Les graves inondations ces dernières semaines au Liberia ont poussé un groupe de sénateurs à proposer la création d’une nouvelle capitale loin de Monrovia, surpeuplée et mal gérée, une idée accueillie à la fois avec enthousiasme et scepticisme dans ce petit pays, l’un des plus pauvres au monde.
Des inondations soudaines provoquées par des pluies torrentielles entre fin juin et début juillet ont laissé près de 50.000 Libériens dans une situation d’urgence, selon l’agence nationale de gestion des catastrophes. La capitale Monrovia, sujette aux inondations depuis plusieurs années, a été particulièrement touchée, en partie à cause de la surpopulation, d’un mauvais système d’égouts et d’un manque de réglementation en matière de construction.
Une commission mixte du Sénat a suggéré début juillet la création d’une nouvelle capitale, lors d’une réunion pour discuter du problème persistant des inondations. « C’est une bonne idée, car notre capitale actuelle est un véritable gâchis », estime à Monrovia Chris Kpewudu, un jeune conducteur de moto. « Il y a des ordures partout dans la ville et lorsqu’il pleut, il y a des inondations partout, mais avec une nouvelle ville, elle sera bien aménagée et notre capitale pourrait ressembler à Abuja », la capitale du Nigeria.
« Pas de solution miracle »
Abuja est, avec Dodoma en Tanzanie et Yamoussoukro en Côte d’Ivoire, l’une des rares nouvelles capitales africaines créées par des dirigeants vers la fin du XXe siècle. Les trois villes occupent des positions géographiques centrales dans leurs pays respectifs.
Pôle économique, politique et culturel du pays, Monrovia se trouve sur la côte atlantique occidentale du Liberia et compte plus de 1,5 million d’habitants. Elle abrite le principal port du pays, point de départ de ses exportations, notamment le minerai de fer, le caoutchouc et le bois, vers les États-Unis et l’Europe. Mais la ville est accablée par une population en constante augmentation alors que ses infrastructures en mauvais état ont du mal à suivre.
Le ministre des Travaux publics est en train d’examiner attentivement la proposition de la commission sénatoriale mixte, a affirmé à l’AFP le directeur de la communication du ministère des Travaux, T. Benjamin Myers.
M. Myers précise toutefois qu’aucun lieu précis n’est pour le moment prévu pour le déménagement. « La construction d’une nouvelle ville nécessite des capitaux importants « , souligne-t-il. « Notre budget national est encore de l’ordre de 600 millions de dollars. Aussi, la construction d’une nouvelle ville nécessitera de prendre sérieusement en compte de nombreux facteurs d’ordre technique, financier et économique », explique-t-il à l’AFP.
La proposition de remplacer la capitale n’est pas nouvelle dans la plus ancienne république d’Afrique.

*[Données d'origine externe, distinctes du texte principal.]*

__device__ __forceinline__ uint32_t place_zkey(double z) {
  const uint32_t b = __float_as_uint((float)z);
  return (b >> 31) ? ~b : (b | 0x80000000u);
}
template <int THREADS, int PER>
__device__ __forceinline__ void place_subpartition(const double* __restrict__ src, const DsmParams& p,
                                                   int cap, const uint32_t* __restrict__ start2,
                                                   uint32_t* __restrict__ bin_start,
                                                   double* __restrict__ sorted, int sp,
                                                   unsigned skip_lo, unsigned skip_hi,
                                                   uint2* __restrict__ bin_z) {
  extern __shared__ double s_pts[];
  uint32_t* s_bins = reinterpret_cast<uint32_t*>(s_pts + 3 * cap);
  uint32_t* s_scan = s_bins + p.p3_w;
  uint32_t* s_zlo = s_scan + 24;
  uint32_t* s_zhi = s_zlo + p.p3_w;
  const int tid = threadIdx.x;
  const int k1 = sp / p.p3_n2, k2 = sp - k1 * p.p3_n2;
  const int rr = k2 / p.p3_c;
  const int row = k1 * p.p3_r1 + rr;
  const int bx0 = (k2 - rr * p.p3_c) * p.p3_w;
  const int nbw = min(p.p3_w, p.nbx - bx0);
  if (sp == 0 && tid == 0)
    bin_start[(size_t)p.nbx * p.nby] = start2[p.p3_n1 * p.p3_n2];
  if (row >= p.nby || nbw <= 0) return;
  const uint32_t g0 = start2[sp], g1 = start2[sp + 1];
  for (int k = tid; k < nbw; k += THREADS) {
    s_bins[k] = 0;
    if (bin_z) {
      s_zlo[k] = 0xFFFFFFFFu;
      s_zhi[k] = 0u;
    }
  }
  __syncthreads();
  if ((g1 - g0) > skip_lo && (g1 - g0) <= skip_hi) return;
  const bool in_lds = (int)(g1 - g0) <= cap && cap <= THREADS * PER;
  double px[PER], py[PER], pz[PER];
  int pb[PER];
  if (in_lds) {
    if (g1 > g0) {
#pragma unroll
      for (int k = 0; k < PER; ++k) {
        const size_t ld = min(g0 + tid + (uint32_t)k * THREADS, g1 - 1);
        px[k] = src[3 * ld + 0];
        py[k] = src[3 * ld + 1];
        pz[k] = src[3 * ld + 2];
      }
    }
#pragma unroll
    for (int k = 0; k < PER; ++k) {
      const uint32_t idx = g0 + tid + (uint32_t)k * THREADS;
      pb[k] = -1;
      if (idx < g1) {
        int bx, by;
        point_bin_xy(p, px[k], py[k], &bx, &by);
        pb[k] = bx - bx0;
        atomicAdd(&s_bins[pb[k]], 1u);
        if (bin_z) {
          const uint32_t zk = place_zkey(pz[k]);
          atomicMin(&s_zlo[pb[k]], zk);
          atomicMax(&s_zhi[pb[k]], zk);
        }
      }
    }
  } else {
    for (uint32_t idx = g0 + tid; idx < g1; idx += THREADS) {
      int bx, by;
      point_bin_xy(p, src[3 * (size_t)idx + 0], src[3 * (size_t)idx + 1], &bx, &by);
      atomicAdd(&s_bins[bx - bx0], 1u);
    }
  }
  __syncthreads();
  {
    const int per = (nbw + THREADS - 1) / THREADS;
    const int lo = tid * per;
    const int hi = min(lo + per, nbw);
    unsigned sum = 0;
    for (int k = lo; k < hi; ++k) sum += s_bins[k];
    unsigned total;
    unsigned run = block_excl_scan<THREADS>(sum, &total, s_scan);
    for (int k = lo; k < hi; ++k) {
      const unsigned t = s_bins[k];
      s_bins[k] = run;
      run += t;
    }
  }
  __syncthreads();
  uint32_t* out_start = bin_start + (size_t)row * p.nbx + bx0;
  for (int k = tid; k < nbw; k += THREADS) out_start[k] = g0 + s_bins[k];
  if (bin_z && in_lds) {
    uint2* zrow = bin_z + (size_t)row * p.nbx + bx0;
    for (int k = tid; k < nbw; k += THREADS) zrow[k] = make_uint2(s_zlo[k], s_zhi[k]);
  }
  __syncthreads();
  if (!in_lds) {
    for (uint32_t idx = g0 + tid; idx < g1; idx += THREADS) {
      const double x = src[3 * (size_t)idx + 0];
      const double y = src[3 * (size_t)idx + 1];
      const double z = src[3 * (size_t)idx + 2];
      int bx, by;
      point_bin_xy(p, x, y, &bx, &by);
      const size_t o = (size_t)g0 + atomicAdd(&s_bins[bx - bx0], 1u);
      sorted[3 * o + 0] = x;
      sorted[3 * o + 1] = y;
      sorted[3 * o + 2] = z;
      if (bin_z) {
        const uint32_t zk = place_zkey(z);
        atomicMin(&s_zlo[bx - bx0], zk);
        atomicMax(&s_zhi[bx - bx0], zk);
      }
    }
    if (bin_z) {
      __syncthreads();
      uint2* zrow = bin_z + (size_t)row * p.nbx + bx0;
      for (int k = tid; k < nbw; k += THREADS) zrow[k] = make_uint2(s_zlo[k], s_zhi[k]);
    }
    return;
  }
#pragma unroll
  for (int k = 0; k < PER; ++k) {
    if (pb[k] >= 0) {
      const uint32_t q = atomicAdd(&s_bins[pb[k]], 1u);
      s_pts[3 * q + 0] = px[k];
      s_pts[3 * q + 1] = py[k];
      s_pts[3 * q + 2] = pz[k];
    }
  }
  __syncthreads();
  const uint32_t ne = 3u * (g1 - g0);
  double* out = sorted + 3 * (size_t)g0;
  for (uint32_t e = tid; e < ne; e += THREADS) out[e] = s_pts[e];
}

En 2012, la présidente de l’époque, Ellen Johnson Sirleaf, avait suggéré de déplacer Monrovia vers une nouvelle ville appelée Zekepa, dans le centre du pays.
« Nous étions toutes enthousiastes et attendions cela avec impatience. Malheureusement, nous n’avons même jamais vu de plan montrant à quoi ressemblerait la ville », se rappelle Marayah Fyneah, coordinatrice du programme Liberian Women’s Legislative Caucus. Mme Fyneah se dit depuis sceptique quant à l’éventualité d’une nouvelle capitale libérienne de son vivant.
Comme elle, plusieurs habitants interrogés par l’AFP se sont également montrés dubitatifs, estimant que le gouvernement devrait d’abord donner la priorité à l’amélioration des infrastructures et à la lutte contre la pauvreté avant de chercher une nouvelle capitale. Les experts ont également mis en garde contre l’ampleur de la planification urbaine nécessaire à la création d’une nouvelle capitale viable.
La création d’une nouvelle ville n’est pas une « solution miracle », prévient Christopher Wallace, professeur d’économie à l’université du Liberia. « Il faut prendre en compte les activités économiques qui rendraient l’économie dynamique dans cette zone, en plus de procéder à un zonage pour avoir un plan clair de ce à quoi ressemblera une telle ville », analyse-t-il.